Malaysia Airlines Flight 370 disappeared on this day four years ago and remains lost to this day, despite several searches, with the latest launched in January this year.

Quite possibly the greatest aviation mystery of all time, the disappearance of Flight MH370 on 8 March 2014, sparked worldwide controversy – how exactly could a Boeing 777 aircraft carrying 289 people simply vanish?

The flight departed from Kuala Lumpur International Airport at 12.41am Malaysian time (MYT), scheduled to arrive at Beijing Capital International Airport at 6.30am Beijing time.

However, less than an hour after take-off, at 1.19am MYT, air traffic control (ATC) received what would be the final voice transmission from MH370.

The final transmission between air traffic control and MH370 went as follows:

Lumpur Radar: “Malaysian three seven zero, contact Ho Chi Minh one two zero decimal nine. Good night.”

Flight 370: “Good night. Malaysian three seven zero.”

The flight then disappeared from all secondary radars (used by ATC) at 1.22am MYT and was never heard from by ATC again.
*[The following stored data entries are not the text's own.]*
__device__ inline uint32_t foldItemRecords(uint32_t* __restrict__ blk_flags, uint16_t* __restrict__ blk_band, uint32_t s) {
  static_assert(kBandSlots == 32, "record row = 4 x 16 bytes");
  uint4* const row = reinterpret_cast<uint4*>(blk_band + static_cast<size_t>(s) * kBandSlots);
  uint32_t any = 0u;
  uint4 r[4];
#pragma unroll
  for (int i = 0; i < 4; ++i) {
    r[i] = row[i];
    any |= r[i].x | r[i].y | r[i].z | r[i].w;
  }
  const uint32_t tm = static_cast<uint32_t>(kItemTouched) * 0x00010001u, nm = static_cast<uint32_t>(kItemNeg) * 0x00010001u;
  uint32_t fl = blk_flags[s];
  if ((any & tm) == 0u) return fl;
  fl |= BLK_UPDATED | BLK_MESH_UPDATED | BLK_TRACKING_UPDATED | ((any & nm) ? BLK_HAS_NEG : 0u);
  blk_flags[s] = fl;
  const uint32_t keep = static_cast<uint32_t>(kItemBandMask) * 0x00010001u;
#pragma unroll
  for (int i = 0; i < 4; ++i) row[i] = make_uint4(r[i].x & keep, r[i].y & keep, r[i].z & keep, r[i].w & keep);
  return fl;
}
__global__ __launch_bounds__(256) void k_tracking_select(DevMap m, uint64_t lim_active, uint64_t lim_free, int force_full,
                                                        uint32_t* __restrict__ proc, uint32_t* __restrict__ ef_list,
                                                        uint32_t* __restrict__ cnt ,
                                                        uint32_t* __restrict__ cnt_next, uint16_t* __restrict__ fold_band) {
  const uint32_t s = blockIdx.x * blockDim.x + threadIdx.x;
  if (s == 0) { cnt_next[0] = 0u; cnt_next[1] = 0u; }
  bool need = false, touched = false, reload = false;
  if (s < m.counters[C_MAX_SLOT]) {
    const uint32_t fl = fold_band ? foldItemRecords(m.blk_flags, fold_band, s) : m.blk_flags[s];
    if (fl & BLK_LIVE) {
      touched = fl & BLK_TRACKING_UPDATED;
      need = force_full || (fl & (BLK_TRACKING_UPDATED | BLK_TRACK_DIRTY));
      reload = need;
      if (!need) {
        const ulonglong2 lim = reinterpret_cast<const ulonglong2*>(m.trk_lim)[s];
        need = !(lim_active <= lim.x && lim_free <= lim.y);
      }
    }
  }
  const uint32_t ip = waveAggInc(&cnt[0], need);
  if (need) {
    proc[ip] = s | (reload ? 0x80000000u : 0u);
    reinterpret_cast<ulonglong2*>(m.trk_lim)[s] = make_ulonglong2(~0ull, ~0ull);
    m.blk_flags[s] = m.blk_flags[s] & ~(BLK_TRACKING_UPDATED | BLK_HAS_ACTIVE | BLK_TRACK_DIRTY | BLK_ANY_KEEP);
  }
  const uint32_t ie = waveAggInc(&cnt[1], touched);
  if (touched) ef_list[ie] = s;
}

Malaysia Airlines issued a media statement at 7.24am MYT, one hour after the scheduled arrival time of the flight at Beijing, stating that contact with the flight had been lost by Malaysian ATC at 2.40am, and that the government had initiated search-and-rescue operations. The time at which contact was lost was later corrected to 1.21am (as per the radar records).

The Seabed Constructor, the Ocean Infinity ship which has eight AUVs it will use in its search for Flight MH370. Image: Swire Seabed.

At 2.25am MYT, the aircraft’s satellite communication system sent a ‘log-on request’ message which was relayed by satellite to a ground station.

The final log-on request from the aircraft came at 8.19.29am MYT and the final piece of data on MH370 was a log-on acknowledgement at 8.19.37am MYT.

Several extensive search operations ensued in an attempt to find the missing aircraft but these efforts were all in vain as the aircraft has yet to be found.

A number of pieces of debris have been found on the coasts of East Africa and Madagascar which correspond with a drift study conducted by the Commonwealth Scientific and Industrial Research Organization.

After three years of searching, Malaysia, China, and Australia jointly announced the suspension of the search for Flight 370 on 17 January 2017.

The three years of searching led to the refining of the search area to 25 000 square kilometres (sq km) of priority ocean where the aircraft is most likely to be found.

An American company by the name of Ocean Infinity, which performs hydrographic and geophysical surveys of the seabed using the most advanced fleet of AUVs (autonomous underwater vehicles) and USVs (unmanned surface vehicles) in the world, launched a new search on 21 January 2018, and as of 4 March, their search had covered 16 00sq km of the search area.

If the 25 000sq km priority area search proves unsuccessful, the search area will be expanded to 48 000sq km.

The contract that Ocean Infinity signed with the Malaysian government allows for a 90-day search operation on a ‘no find, no fee’ basis.